■ **Exercise instructions**:
Everything in the listing beneath must be transcribed exactly.

■ **Dataset extract**:
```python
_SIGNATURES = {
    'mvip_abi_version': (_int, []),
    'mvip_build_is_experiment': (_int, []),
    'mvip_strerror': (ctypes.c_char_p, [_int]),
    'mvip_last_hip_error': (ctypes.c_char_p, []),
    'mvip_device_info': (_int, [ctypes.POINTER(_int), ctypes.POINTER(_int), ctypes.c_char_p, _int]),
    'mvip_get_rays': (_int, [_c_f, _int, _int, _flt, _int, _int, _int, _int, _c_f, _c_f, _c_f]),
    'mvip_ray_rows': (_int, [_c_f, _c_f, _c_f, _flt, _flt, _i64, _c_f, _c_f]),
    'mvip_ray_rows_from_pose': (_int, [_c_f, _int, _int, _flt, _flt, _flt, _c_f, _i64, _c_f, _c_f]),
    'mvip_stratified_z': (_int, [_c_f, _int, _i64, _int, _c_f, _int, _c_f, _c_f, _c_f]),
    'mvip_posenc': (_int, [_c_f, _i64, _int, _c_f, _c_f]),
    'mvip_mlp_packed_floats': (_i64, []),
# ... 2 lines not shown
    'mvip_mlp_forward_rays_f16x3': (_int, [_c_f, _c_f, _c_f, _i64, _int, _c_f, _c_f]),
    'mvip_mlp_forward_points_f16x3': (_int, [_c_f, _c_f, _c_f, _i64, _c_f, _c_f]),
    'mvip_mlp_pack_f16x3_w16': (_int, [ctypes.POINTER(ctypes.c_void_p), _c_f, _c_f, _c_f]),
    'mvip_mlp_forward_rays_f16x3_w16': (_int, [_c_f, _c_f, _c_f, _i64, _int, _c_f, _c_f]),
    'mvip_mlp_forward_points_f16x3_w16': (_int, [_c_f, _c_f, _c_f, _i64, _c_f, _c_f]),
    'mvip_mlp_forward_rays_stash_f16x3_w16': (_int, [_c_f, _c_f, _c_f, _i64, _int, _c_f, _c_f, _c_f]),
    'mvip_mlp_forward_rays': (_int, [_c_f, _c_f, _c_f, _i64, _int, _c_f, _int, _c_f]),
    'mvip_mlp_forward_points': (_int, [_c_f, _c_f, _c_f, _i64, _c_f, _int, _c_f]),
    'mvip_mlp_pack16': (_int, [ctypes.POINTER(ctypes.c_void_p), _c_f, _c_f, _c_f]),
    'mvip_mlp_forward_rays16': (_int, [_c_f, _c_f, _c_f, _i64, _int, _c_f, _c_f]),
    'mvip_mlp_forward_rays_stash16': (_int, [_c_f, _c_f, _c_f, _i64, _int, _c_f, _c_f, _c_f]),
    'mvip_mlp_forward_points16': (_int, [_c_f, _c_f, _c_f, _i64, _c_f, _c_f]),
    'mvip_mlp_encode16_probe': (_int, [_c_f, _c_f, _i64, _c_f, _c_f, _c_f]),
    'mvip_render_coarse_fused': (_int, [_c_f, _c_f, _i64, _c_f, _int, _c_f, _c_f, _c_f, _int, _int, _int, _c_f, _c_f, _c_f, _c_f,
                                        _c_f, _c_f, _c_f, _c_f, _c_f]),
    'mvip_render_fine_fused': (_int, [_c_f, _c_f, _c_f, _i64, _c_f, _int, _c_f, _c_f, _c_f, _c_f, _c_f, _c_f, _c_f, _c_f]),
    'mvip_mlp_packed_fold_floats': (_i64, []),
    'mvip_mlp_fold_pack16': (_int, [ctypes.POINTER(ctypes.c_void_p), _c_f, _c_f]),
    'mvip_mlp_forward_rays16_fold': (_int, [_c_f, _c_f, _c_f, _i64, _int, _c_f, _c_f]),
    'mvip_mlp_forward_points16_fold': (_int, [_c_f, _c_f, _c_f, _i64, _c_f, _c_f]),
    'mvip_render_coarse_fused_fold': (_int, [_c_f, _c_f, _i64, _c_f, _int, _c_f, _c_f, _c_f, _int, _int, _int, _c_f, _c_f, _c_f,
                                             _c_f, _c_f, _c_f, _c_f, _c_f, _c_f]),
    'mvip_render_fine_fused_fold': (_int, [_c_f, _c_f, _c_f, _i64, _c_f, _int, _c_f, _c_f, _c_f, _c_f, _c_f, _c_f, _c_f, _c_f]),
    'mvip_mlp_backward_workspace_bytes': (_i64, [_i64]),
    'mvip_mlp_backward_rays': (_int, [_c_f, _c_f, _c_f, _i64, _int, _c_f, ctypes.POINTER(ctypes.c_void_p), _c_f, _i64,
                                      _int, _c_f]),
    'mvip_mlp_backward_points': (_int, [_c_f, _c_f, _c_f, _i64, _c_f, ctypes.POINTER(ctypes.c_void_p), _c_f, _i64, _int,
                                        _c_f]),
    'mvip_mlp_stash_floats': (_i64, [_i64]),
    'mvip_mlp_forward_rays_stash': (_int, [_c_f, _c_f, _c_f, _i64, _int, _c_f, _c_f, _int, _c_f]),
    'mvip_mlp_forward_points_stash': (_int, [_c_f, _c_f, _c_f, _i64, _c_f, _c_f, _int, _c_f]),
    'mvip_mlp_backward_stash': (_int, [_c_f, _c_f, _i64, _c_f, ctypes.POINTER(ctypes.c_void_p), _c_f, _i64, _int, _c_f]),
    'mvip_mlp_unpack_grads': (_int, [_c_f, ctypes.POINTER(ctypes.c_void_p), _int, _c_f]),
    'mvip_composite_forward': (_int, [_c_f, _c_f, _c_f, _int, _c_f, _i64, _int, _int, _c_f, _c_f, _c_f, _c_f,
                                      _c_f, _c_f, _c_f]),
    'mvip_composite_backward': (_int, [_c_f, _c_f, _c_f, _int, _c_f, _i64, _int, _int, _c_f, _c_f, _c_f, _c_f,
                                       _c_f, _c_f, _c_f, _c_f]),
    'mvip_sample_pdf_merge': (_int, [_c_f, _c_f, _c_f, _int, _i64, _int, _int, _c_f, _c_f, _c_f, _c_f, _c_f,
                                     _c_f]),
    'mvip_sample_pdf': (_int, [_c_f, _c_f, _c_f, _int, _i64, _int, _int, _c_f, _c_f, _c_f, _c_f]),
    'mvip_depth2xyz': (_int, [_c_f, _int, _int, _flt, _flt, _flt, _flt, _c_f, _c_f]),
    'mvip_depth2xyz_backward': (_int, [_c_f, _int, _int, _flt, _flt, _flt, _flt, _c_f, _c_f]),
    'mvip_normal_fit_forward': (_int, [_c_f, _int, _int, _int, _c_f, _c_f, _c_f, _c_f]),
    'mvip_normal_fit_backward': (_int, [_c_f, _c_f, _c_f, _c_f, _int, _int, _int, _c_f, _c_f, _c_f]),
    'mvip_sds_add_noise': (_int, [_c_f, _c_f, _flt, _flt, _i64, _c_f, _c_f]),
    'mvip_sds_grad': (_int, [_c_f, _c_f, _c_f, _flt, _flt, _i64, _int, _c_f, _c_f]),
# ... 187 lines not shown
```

■ **Exercise solution**:
```python
_SIGNATURES = {
    'mvip_abi_version': (_int, []),
    'mvip_build_is_experiment': (_int, []),
    'mvip_strerror': (ctypes.c_char_p, [_int]),
    'mvip_last_hip_error': (ctypes.c_char_p, []),
    'mvip_device_info': (_int, [ctypes.POINTER(_int), ctypes.POINTER(_int), ctypes.c_char_p, _int]),
    'mvip_get_rays': (_int, [_c_f, _int, _int, _flt, _int, _int, _int, _int, _c_f, _c_f, _c_f]),
    'mvip_ray_rows': (_int, [_c_f, _c_f, _c_f, _flt, _flt, _i64, _c_f, _c_f]),
    'mvip_ray_rows_from_pose': (_int, [_c_f, _int, _int, _flt, _flt, _flt, _c_f, _i64, _c_f, _c_f]),
    'mvip_stratified_z': (_int, [_c_f, _int, _i64, _int, _c_f, _int, _c_f, _c_f, _c_f]),
    'mvip_posenc': (_int, [_c_f, _i64, _int, _c_f, _c_f]),
    'mvip_mlp_packed_floats': (_i64, []),
# ... 2 lines not shown
    'mvip_mlp_forward_rays_f16x3': (_int, [_c_f, _c_f, _c_f, _i64, _int, _c_f, _c_f]),
    'mvip_mlp_forward_points_f16x3': (_int, [_c_f, _c_f, _c_f, _i64, _c_f, _c_f]),
    'mvip_mlp_pack_f16x3_w16': (_int, [ctypes.POINTER(ctypes.c_void_p), _c_f, _c_f, _c_f]),
    'mvip_mlp_forward_rays_f16x3_w16': (_int, [_c_f, _c_f, _c_f, _i64, _int, _c_f, _c_f]),
    'mvip_mlp_forward_points_f16x3_w16': (_int, [_c_f, _c_f, _c_f, _i64, _c_f, _c_f]),
    'mvip_mlp_forward_rays_stash_f16x3_w16': (_int, [_c_f, _c_f, _c_f, _i64, _int, _c_f, _c_f, _c_f]),
    'mvip_mlp_forward_rays': (_int, [_c_f, _c_f, _c_f, _i64, _int, _c_f, _int, _c_f]),
    'mvip_mlp_forward_points': (_int, [_c_f, _c_f, _c_f, _i64, _c_f, _int, _c_f]),
    'mvip_mlp_pack16': (_int, [ctypes.POINTER(ctypes.c_void_p), _c_f, _c_f, _c_f]),
    'mvip_mlp_forward_rays16': (_int, [_c_f, _c_f, _c_f, _i64, _int, _c_f, _c_f]),
    'mvip_mlp_forward_rays_stash16': (_int, [_c_f, _c_f, _c_f, _i64, _int, _c_f, _c_f, _c_f]),
    'mvip_mlp_forward_points16': (_int, [_c_f, _c_f, _c_f, _i64, _c_f, _c_f]),
    'mvip_mlp_encode16_probe': (_int, [_c_f, _c_f, _i64, _c_f, _c_f, _c_f]),
    'mvip_render_coarse_fused': (_int, [_c_f, _c_f, _i64, _c_f, _int, _c_f, _c_f, _c_f, _int, _int, _int, _c_f, _c_f, _c_f, _c_f,
                                        _c_f, _c_f, _c_f, _c_f, _c_f]),
    'mvip_render_fine_fused': (_int, [_c_f, _c_f, _c_f, _i64, _c_f, _int, _c_f, _c_f, _c_f, _c_f, _c_f, _c_f, _c_f, _c_f]),
    'mvip_mlp_packed_fold_floats': (_i64, []),
    'mvip_mlp_fold_pack16': (_int, [ctypes.POINTER(ctypes.c_void_p), _c_f, _c_f]),
    'mvip_mlp_forward_rays16_fold': (_int, [_c_f, _c_f, _c_f, _i64, _int, _c_f, _c_f]),
    'mvip_mlp_forward_points16_fold': (_int, [_c_f, _c_f, _c_f, _i64, _c_f, _c_f]),
    'mvip_render_coarse_fused_fold': (_int, [_c_f, _c_f, _i64, _c_f, _int, _c_f, _c_f, _c_f, _int, _int, _int, _c_f, _c_f, _c_f,
                                             _c_f, _c_f, _c_f, _c_f, _c_f, _c_f]),
    'mvip_render_fine_fused_fold': (_int, [_c_f, _c_f, _c_f, _i64, _c_f, _int, _c_f, _c_f, _c_f, _c_f, _c_f, _c_f, _c_f, _c_f]),
    'mvip_mlp_backward_workspace_bytes': (_i64, [_i64]),
    'mvip_mlp_backward_rays': (_int, [_c_f, _c_f, _c_f, _i64, _int, _c_f, ctypes.POINTER(ctypes.c_void_p), _c_f, _i64,
                                      _int, _c_f]),
    'mvip_mlp_backward_points': (_int, [_c_f, _c_f, _c_f, _i64, _c_f, ctypes.POINTER(ctypes.c_void_p), _c_f, _i64, _int,
                                        _c_f]),
    'mvip_mlp_stash_floats': (_i64, [_i64]),
    'mvip_mlp_forward_rays_stash': (_int, [_c_f, _c_f, _c_f, _i64, _int, _c_f, _c_f, _int, _c_f]),
    'mvip_mlp_forward_points_stash': (_int, [_c_f, _c_f, _c_f, _i64, _c_f, _c_f, _int, _c_f]),
    'mvip_mlp_backward_stash': (_int, [_c_f, _c_f, _i64, _c_f, ctypes.POINTER(ctypes.c_void_p), _c_f, _i64, _int, _c_f]),
    'mvip_mlp_unpack_grads': (_int, [_c_f, ctypes.POINTER(ctypes.c_void_p), _int, _c_f]),
    'mvip_composite_forward': (_int, [_c_f, _c_f, _c_f, _int, _c_f, _i64, _int, _int, _c_f, _c_f, _c_f, _c_f,
                                      _c_f, _c_f, _c_f]),
    'mvip_composite_backward': (_int, [_c_f, _c_f, _c_f, _int, _c_f, _i64, _int, _int, _c_f, _c_f, _c_f, _c_f,
                                       _c_f, _c_f, _c_f, _c_f]),
    'mvip_sample_pdf_merge': (_int, [_c_f, _c_f, _c_f, _int, _i64, _int, _int, _c_f, _c_f, _c_f, _c_f, _c_f,
                                     _c_f]),
    'mvip_sample_pdf': (_int, [_c_f, _c_f, _c_f, _int, _i64, _int, _int, _c_f, _c_f, _c_f, _c_f]),
    'mvip_depth2xyz': (_int, [_c_f, _int, _int, _flt, _flt, _flt, _flt, _c_f, _c_f]),
    'mvip_depth2xyz_backward': (_int, [_c_f, _int, _int, _flt, _flt, _flt, _flt, _c_f, _c_f]),
    'mvip_normal_fit_forward': (_int, [_c_f, _int, _int, _int, _c_f, _c_f, _c_f, _c_f]),
    'mvip_normal_fit_backward': (_int, [_c_f, _c_f, _c_f, _c_f, _int, _int, _int, _c_f, _c_f, _c_f]),
    'mvip_sds_add_noise': (_int, [_c_f, _c_f, _flt, _flt, _i64, _c_f, _c_f]),
    'mvip_sds_grad': (_int, [_c_f, _c_f, _c_f, _flt, _flt, _i64, _int, _c_f, _c_f]),
# ... 187 lines not shown
```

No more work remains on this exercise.